Dealing with demands of power-hungry data centres

This reflects the rapid growth of Australia’s data centre industry – the backbone of artificial intelligence (AI). This growth is, in part, being driven by multi-billion-dollar investments from major tech players including AWS, Microsoft, CDC and NextDC. Atlassian co-founder Scott Farquhar has even suggested Australia could become Southeast Asia’s data centre hub.

The federal government is also fertilising the data centre industry.
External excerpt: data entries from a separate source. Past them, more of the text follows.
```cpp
int kge_score_neg_bwd(int model, int neg_head, const float *pos_side, const float *rel, const float *neg, const float *neg_score,
                      const float *dneg, int C, int chunk, int N, int d_e, int d_r, float gamma, float emb_init, float *g_pos_side,
                      float *g_rel, float *g_neg, void *ws, size_t ws_bytes, unsigned flags, void *stream) {
    if (int rc = check_model(model, d_e, d_r)) return rc;
    if (!pos_side || !rel || !neg || !dneg || !g_pos_side || !g_rel || !g_neg || !ws || C < 0 || chunk <= 0 || N <= 0)
        return fail(KGE_ERR_ARG, "kge_score_neg_bwd: bad argument");
    if (model == KGE_TRANSR) return no_modular_transr();
    if ((model == KGE_TRANSE_L2 || model == KGE_SIMPLE) && !neg_score)
        return fail(KGE_ERR_ARG, "kge_score_neg_bwd: TransE_l2 / SimplE need the forward scores");
    if (C == 0) return KGE_OK;
    hipStream_t s = (hipStream_t)stream;
    const int B = C * chunk;
    Carver cv(ws, ws_bytes); NegBufs w;
    const size_t need = carve_neg(cv, w, model, C, chunk, N, d_e);
    if (need > ws_bytes) return fail(KGE_ERR_WORKSPACE, "workspace too small: need %zu bytes", need);
    if (int rc = neg_prepare(model, neg_head, pos_side, rel, neg, C, chunk, N, d_e, d_r, gamma, emb_init, false, w, s)) return rc;
    const float *Wuse = dneg;
    if (model == KGE_TRANSE_L2 || model == KGE_SIMPLE) {
        const int64_t n = (int64_t)B * N;
        const dim3 grid((unsigned)((n + 255) / 256));
        if (model == KGE_TRANSE_L2) hipLaunchKernelGGL(l2_scale_kernel, grid, dim3(256), 0, s, dneg, neg_score, gamma, w.W, n);
        else hipLaunchKernelGGL(clamp_mask_kernel, grid, dim3(256), 0, s, dneg, neg_score, KGE_SIMPLE_CLAMP, w.W, n);
        Wuse = w.W;
    }
    bool gemm = use_mfma(model, d_e, N, flags);
    if (gemm) {
        GemmArgs g; fill_gemm(g, model, C, chunk, N, d_e, gamma, w.A, neg, nullptr);
        g.W = Wuse; g.GA = w.GA; g.GN = g_neg;
        const int rc = launch_neg_bwd_gemm(g, s);
        if (rc == KGE_ERR_ARG) gemm = false;
        else if (rc != KGE_OK) return fail(rc, "launch_neg_bwd_gemm failed (%d)", rc);
    }
    if (!gemm) {
        NegArgs na; fill_pair(na, model, C, chunk, N, d_e, gamma, w.A, neg, nullptr);
        na.W = Wuse; na.GA = w.GA; na.GN = g_neg;
        na.GNp = (flags & KGE_FLAG_TWO_PASS_PAIR) ? nullptr : w.GNp;
        KGE_TRY(launch_neg_bwd_pair(na, s));
    }
    if (model == KGE_RESCAL) {
        RescalMatvecArgs m{};
        m.B = B; m.D = d_e; m.rel = rel; m.z1 = w.GA; m.c1 = g_pos_side;
        KGE_TRY(launch_rescal_matvec(m, s));
        RescalOuterArgs o{};
        o.B = B; o.D = d_e; o.u = w.GA; o.v = pos_side; o.G = g_rel;
        KGE_TRY(launch_rescal_outer(o, s));
        return KGE_OK;
    }
    EdgeBwdArgs e;
    fill_edge_bwd(e, EdgeSrc{pos_side, nullptr, pos_side, nullptr, rel, nullptr}, model, B, d_e, d_r, neg_head, gamma,
                  rot_div_of(emb_init), nullptr, w.GA);
    e.GH = neg_head ? nullptr : g_pos_side;
    e.GT = neg_head ? g_pos_side : nullptr;
    e.GR = g_rel;
    KGE_TRY(launch_edge_bwd(e, s));
    return KGE_OK;
}

int kge_loss_fwd_bwd(int loss_genre, int adv, float adv_temp, int pairwise, float margin, const float *pos, const float *neg,
                     const float *w, int64_t B, int N, float *loss3, float *dpos, float *dneg, void *ws, size_t ws_bytes, void *stream) {
    if (int rc = check_loss(loss_genre, adv, pairwise)) return rc;
    if (!pos || !neg || !dpos || !dneg || !ws || B <= 0 || N <= 0)
// ... 386 lines not shown
    if (p.fold_loss) {
        LossArgs la; fill_step_loss(la); la.skip_pos = 1;
        KGE_TRY(launch_neg_fwd_gemm_with_edge_loss(g, ef, la, out->tickets, s));
    } else KGE_TRY(launch_neg_fwd_gemm_with_edge(g, ef, s, c.tail));
    return KGE_OK;
}

int Step::phase_fwd() {
    if (p.transr) {
    } else if (p.gemm) {
        if (int rc = fwd_gemm()) return rc;
    } else {
        if (c.co_update) KGE_TRY(launch_update(*c.co_update, s));
        if (p.merged_pair) {
            NegArgs nf = na;
            nf.nbase = tb->ent; nf.nidx = b->neg_ids;
            nf.xbase = tb->ent; nf.xidx = b->neg_head ? b->t_gid : b->h_gid; nf.rbase = tb->rel; nf.ridx = b->rel_ids;
            nf.asign = b->neg_head ? -1.f : 1.f;
            KGE_TRY(launch_neg_fwd_bcast_with_edge(nf, ef, s));
        } else KGE_TRY(launch_neg_fwd_pair(na, s));
    }
    if (p.fused_loss || p.fold_loss) return KGE_OK;
    LossArgs la; fill_step_loss(la);
    la.row_pos = p.want4 ? w.row_pos : nullptr;
    if (p.merged_fwd && p.is_l2) { la.l2_raw = 1; la.l2_chunk = b->chunk; la.asq = w.asq; la.bsq = w.bsq; }
    la.skip_pos = (p.pairwise || p.rescal || p.transr) ? 0 : 1; la.diag_chunk = p.nd ? b->chunk : 0;
    KGE_TRY(launch_loss(la, s));
    return KGE_OK;
}

int Step::bwd_neg_gemm() {
    g.W = w.S; g.w = b->edge_w; g.lp = lp;
    if (p.dense_bwd) { g.nbase = w.Bn; g.nidx = nullptr; }
    g.GA = w.GA; g.GN = GN;
    if (p.qfuse) {
        g.Q = w.GT; g.QP = w.GH; g.qc = b->neg_head ? 1.f : -1.f;
        if (!(out && out->g_rel)) g.GA = nullptr;
    }
    g.reg_coef = (p.reg && !p.nd) ? hp->reg_coef : 0.f; g.reg_norm = hp->reg_norm;
    g.row_neg = (p.fused_loss && p.want4) ? w.row_neg : nullptr;
    g.acc = p.fused_loss ? acc : nullptr;
    if (p.ew_bwd) {
        g.ew_ent = src.hbase; g.ew_rel = src.rbase; g.ew_h = src.hidx; g.ew_t = src.tidx; g.ew_r = src.ridx;
        g.ew_dpos = w.dP; g.ew_GH = w.GH; g.ew_GT = w.GT; g.ew_GR = GR;
        g.ew_reg_coef = p.reg ? hp->reg_coef : 0.f; g.ew_reg_norm = hp->reg_norm; g.ew_neg_head = b->neg_head;
        if (!(out && out->g_rel)) g.GA = nullptr;
    }
    if (c.co_prep) {
        const int rc = launch_neg_bwd_gemm_with_prep(g, *c.co_prep, s);
        if (rc == KGE_OK) return KGE_OK;
        if (rc != KGE_ERR_ARG) return fail(rc, "launch_neg_bwd_gemm_with_prep failed (%d)", rc);
    }
    KGE_TRY(launch_neg_bwd_gemm(g, s, c.tail));
    if (c.co_prep) KGE_TRY(launch_edge_fwd(*c.co_prep, s));
    return KGE_OK;
}

int Step::bwd_transr() {
    const int B = b->B, d_e = hp->d_e;
    KGE_TRY(launch_transr_bwd(tr, s));
    RescalMatvecArgs m{};
    m.B = B; m.D = d_e; m.Dc = hp->d_r; m.rel = tbx->proj; m.ridx = b->rel_ids;
    m.y1 = tr.SG; m.r1 = w.TR1; m.y2 = tr.DQ; m.r2 = w.TR2;
    KGE_TRY(launch_rescal_matvec(m, s));
    KGE_TRY(launch_rescal_axpy(w.dP, w.TR1, b->neg_head ? nullptr : w.TR2, B, d_e, w.GH, s, -1.f));
    KGE_TRY(launch_rescal_axpy(w.dP, w.TR1, b->neg_head ? w.TR2 : nullptr, B, d_e, w.GT, s, 1.f));
    if (p.nd) KGE_TRY(launch_nd_fold(GN, b->neg_head ? w.GH : w.GT, B, b->chunk, p.N, d_e, s));
// ... 693 lines not shown
```

dgl-ke_amd/csrc/kge_common.hpp:

```cpp
#pragma once
#include <hip/hip_runtime.h>
#include <stdint.h>
#include "../../include/kge_hip.h"

#define KGE_WAVE 64
#define KGE_BLOCK 256
#define KGE_WAVES_PER_BLOCK (KGE_BLOCK / KGE_WAVE)

typedef float f32x4 __attribute__((ext_vector_type(4)));
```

In August, for example, Treasurer Jim Chalmers announced the development of “national interest principles on data centres” as an outcome of the economic reform roundtable.

The power-hungry nature of data centres, however, poses major problems for the current energy grid in Australia. But there are three steps Australia can take to help power these facilities reliably and sustainably.

Increased volatility, increased risks

Unlike households and most industries, data centres require constant power. This adds pressure to an energy grid designed for variable consumption.

As more people use AI for more complex tasks, the workloads on data centres will intensify. This leads to increased baseload demand. But it also leads to unpredictable spikes and drops in demand which the grid was not built to manage. This volatility creates real risks.

In 2024, 60 data centres in northern Virginia suddenly disconnected from the grid due to a tripped safety mechanism. This unleashed a massive surge of excess electricity – which, were it not for network operators implementing emergency countermeasures, would have caused a massive blackout.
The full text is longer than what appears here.